For Young Narrator and Orchestra, Text by Paul Thompson (2003)

In the spring of 2003, Sara Edgerton, director of the Southeast Missouri Symphony, asked me to write a piece for a children's concert she was planning for the following fall. She wanted something that would introduce the instruments of the orchestra to the children, but at the same time, would not be too technically taxing for the orchestra. I asked Paul Thompson to write a text that would introduce the instruments in a quasi-historical context. With this text in hand, I began the piece in the summer of 2003.

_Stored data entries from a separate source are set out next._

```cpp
int ldpc_debug_bec_plan(int n, int m, int dc, int count, const int32_t *calls, int64_t *out, char *names) {
    LDPC_REQUIRE(n > 0 && m > 0 && dc >= 0 && count >= 0 && (count == 0 || (calls && out && names)),
                 "bad plan arguments");
    for (int i = 0; i < count; ++i) {
        const int32_t *c = calls + 4 * (size_t)i;
        LDPC_REQUIRE(c[0] >= 0 && c[0] <= 2 && c[1] >= 0 && c[2] >= 0, "bad plan arguments");
        const BecPlan p = bec_plan(n, m, dc, c[1], c[2], static_cast<BecMode>(c[0]), c[3]);
        int64_t *o = out + 9 * (size_t)i;
        o[0] = (int64_t)p.kernel; o[1] = p.threads; o[2] = p.W; o[3] = p.plane; o[4] = p.cw_per_wg;
        o[5] = p.grid; o[6] = (int64_t)p.lds; o[7] = p.F; o[8] = (int64_t)p.cap;
        snprintf(names + 64 * (size_t)i, 64, "%s", p.name);
    }
    return LDPC_OK;
// ... 977 lines not shown
```

iib_project_ldpc_codes_amd/csrc/kernel_args.hpp:

```cpp
#pragma once
#include "device_common.hpp"
#include "ldpc_internal.hpp"

namespace ldpc {

struct BecArgs {
    const int32_t *cvar, *cptr, *vptr, *vchk;
    int n, m, dv, dc;
    uint8_t *words;
    int32_t *errors, *its;
    int max_iters;
    ChanArgs ch;
    uint64_t first_cw;
    int32_t *trial;
    int64_t graph_stride;
};

struct BpArgs {
    const int32_t *cptr, *cvar, *vptr, *vslot;
    int n, m, E, B;
    const float *llr;
    float *post;
    uint8_t *hard;
    int32_t *its;
    int max_iters;
    float alpha;
    ChanArgs ch;
    uint64_t first_cw;
    int32_t *trial;
    float *scratch;
    size_t scratch_bytes;
    const int32_t *lane_var, *lane_slot;
    int lds_slots;
    const int32_t *irr_lane, *irr_cdeg;
    int irr_KC, irr_S, irr_P;
    const int32_t *loc_var, *loc_pos, *loc_info;
    int loc_P, loc_ncls, loc_words;
    int loc_cls_q[5], loc_cls_d[4], loc_cls_w[5];
    uint32_t *work;
};

struct EnsArgs {
    const int32_t *chk, *var;
    int n, m, dv, dc, E, B;
    const float *llr;
    float *post;
    uint8_t *hard;
    int32_t *its;
// ... 104 lines not shown
```

iib_project_ldpc_codes_amd/csrc/ldpc_internal.hpp:

```cpp
#pragma once
#include <hip/hip_runtime.h>
#include <stdint.h>

#include <algorithm>
#include <string>
#include <vector>

#include "kernel_shapes.hpp"

struct ldpc_quant;

struct GraphShape {
    int n = 0, m = 0, k = 0, E = 0;
    int dv = 0, dc = 0;
    int max_vdeg = 0, max_cdeg = 0;
    bool consistent = false;
    int vchk_len = 0;
    int lane_T = 0, lane_VPT = 0;
    int irr_VPT = 0, irr_KC = 0, irr_DC = 0, irr_S = 0, irr_P = 0;
    int loc_T = 0, loc_KP = 0, loc_DVN = 0, loc_P = 0, loc_ncls = 0, loc_words = 0, loc_dlo = 0, loc_dhi = 0;
    int loc_dvn0 = 0, loc_dvn1 = 0;
    bool loc_abs0 = false, loc_abs1 = false;
    int loc_cls_q[5] = {0}, loc_cls_d[4] = {0}, loc_cls_w[5] = {0};
    int chn_Tq = 0, chn_words = 0;
// ... 103 lines not shown
constexpr size_t kLdsMax = 160 * 1024;
constexpr size_t kBecWordLdsCap = kLdsMax - 1024, kPeelLdsCap = kLdsMax - 1024;
constexpr size_t kBecBitsLdsCap = kLdsMax - 4096, kBecBitsWideLdsCap = 72 * 1024;
constexpr int kLdsDummy = 3 * 32 + 4;

inline int lds_pair_pos(int slot, int dc) {
    const int c = slot / dc, j = slot % dc;
    return (c >> 1) * 2 * dc + 2 * j + (c & 1);
}
inline int lds_pair_span(int m, int dc) { return ((m + 1) / 2) * 2 * dc; }

namespace ldpc {

void set_error(const std::string &msg);
constexpr size_t pad16(size_t b) { return (b + 15) & ~(size_t)15; }

enum class BecMode { Decode, Mc, EnsMc };
enum class BecKernel { Word, DecBits, McBits, Peel, None };
struct BecPlan {
    BecKernel kernel = BecKernel::None;
    const char *name = "none";
    int threads = 0;
    int W = 0, plane = 0;
    int cw_per_wg = 0;
    int64_t grid = 0;
    size_t lds = 0;
    size_t cap = 0;
    int F = 0;
};
BecPlan bec_plan(int n, int m, int dc, int B, int iters, BecMode mode, int peel_cap);
// ... 24 lines not shown

enum class BpPath {
    Loc, Lds36, Irr, Generic8, Generic16, Generic32, GenericG8, GenericG16, GenericG32, None,
    Ens8, Ens16, Ens32, EnsG8, EnsG16, EnsG32,
    Layer8, Layer16, Layer32, LayerG8, LayerG16, LayerG32,
    LayerQ8, LayerQ16, LayerQ32,
    QcQ64x8, QcQ64x16, QcQ64x32, QcQ256x8, QcQ256x16, QcQ256x32
};
struct BpPlan {
    BpPath path = BpPath::None;
    const char *name = "none";
    int threads = 0, grid = 0;
    size_t lds = 0;
    int lds_slots = 0;
    bool chain = false;
    bool persistent = false;
    size_t slab = 0;
    long counter = -1;
    size_t scratch = 0;
    int wg_per_cu = 0;
};
BpPlan bp_plan(const GraphShape &g, int B, int iters, int algo, bool early_stop, bool mc, bool want_post, int cus);
BpPlan bp_ens_plan(int n, int dv, int dc, int B, int iters, int algo, bool early_stop, bool mc, bool want_post,
                   int cus);
BpPlan bp_layer_plan(const GraphShape &g, int B, int iters, int algo, bool early_stop, bool mc, bool want_post,
                     int cus);
BpPlan bp_layer_q_plan(const GraphShape &g, int B, int iters, int algo, bool early_stop, bool mc, bool want_post,
                       int cus);
BpPlan bp_layer_q_cw_plan(const GraphShape &g, int B, int iters, bool mc, bool cw);
constexpr size_t layer_q_plane_bytes(size_t n) { return 4 * ((n + 31) / 32); }
constexpr size_t layer_q_record_bytes(int max_cdeg) { return max_cdeg <= 16 ? 4 : 8; }
constexpr size_t layer_block_bytes(size_t n, size_t E) { return pad16((n + E) * 4); }
constexpr int kLayerMaxD = 32, kLayerTab = kLayerMaxD + 1;
constexpr int kQcRow = 1 + 2 * kLayerMaxD;
constexpr size_t ens_block_bytes(size_t n, size_t E) { return pad16(E * 8 + n * 4); }
constexpr size_t generic_block_bytes(size_t n, size_t E) { return pad16(E * 5 + n * 4); }
constexpr size_t curve_bytes(int iters) { return pad16((size_t)(iters + 1) * 4); }
// ... 12 lines not shown
    c.p2 = p2;
    c.k0 = (uint32_t)seed;
    c.k1 = (uint32_t)(seed >> 32);
    return c;
}

struct SoftCall {
    int B = 0, max_iters = 0, algo = 0;
    float alpha = 1.0f;
    bool early_stop = false;
    bool mc = false;
    const float *llr = nullptr;
    void *post = nullptr;
    uint8_t *hard = nullptr;
    int32_t *its = nullptr;
    ChanArgs ch{};
    uint64_t first_cw = 0;
    int32_t *trial = nullptr;
    bool cw_mode = false;
    const uint8_t *cw = nullptr;
    const uint8_t *rm = nullptr;
    float known_llr = 0.0f;
};

struct FloodFamily {
    const ldpc_graph &g;
    BpPlan plan(const SoftCall &c, int cus) const {
        return bp_plan(g, c.B, c.max_iters, c.algo, c.early_stop, c.mc, c.post != nullptr, cus);
    }
    hipError_t launch(const BpPlan &p, const SoftCall &c, float *scratch, hipStream_t s) const;
};
struct EnsFamily {
    int n, dv, dc;
    const int32_t *chk, *var;
    BpPlan plan(const SoftCall &c, int cus) const {
        return bp_ens_plan(n, dv, dc, c.B, c.max_iters, c.algo, c.early_stop, c.mc, c.post != nullptr, cus);
    }
    hipError_t launch(const BpPlan &p, const SoftCall &c, float *scratch, hipStream_t s) const;
};
struct LayerFamily {
    const ldpc_graph &g;
    BpPlan plan(const SoftCall &c, int cus) const {
        return bp_layer_plan(g, c.B, c.max_iters, c.algo, c.early_stop, c.mc, c.post != nullptr, cus);
// ... 125 lines not shown
```

iib_project_ldpc_codes_amd/csrc/loc_layout.cpp:

```cpp
#include <algorithm>
#include <cmath>
#include <cstdlib>
#include <cstdint>
#include <deque>
#include <vector>

#include "ldpc_internal.hpp"

#ifndef LDPC_LOC_SEARCH
#define LDPC_LOC_SEARCH 10
#endif
#ifndef LDPC_LOC_T0
#define LDPC_LOC_T0 0.0
#endif
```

In my younger days I performed in quite a few children's concerts and when asked to demonstrate my instrument I would play a brief orchestral except. For What's an Orchestra? I chose a different orchestral excerpt for each instrument. Most are humorous or somewhat inappropriate in some way. For example, the "primitive" percussion section plays an elegant Strauss waltz, the bassoon plays a melody from the Elgar cello concerto, and so on. In this way the piece would be fun for the musicians (and adults in the audience who knew the excerpts) without spoiling the educational benefit for the children. In addition to introducing each excerpt separately, I reworked many of them so that they could be played together in a kind of grand quodlibet.

Paul Thompson intentionally kept the narration simple so that it could not only be understood by children but also so that it could be performed by a child. By having a child read the narration, we hoped to engage the children's attention more than if we had employed an adult.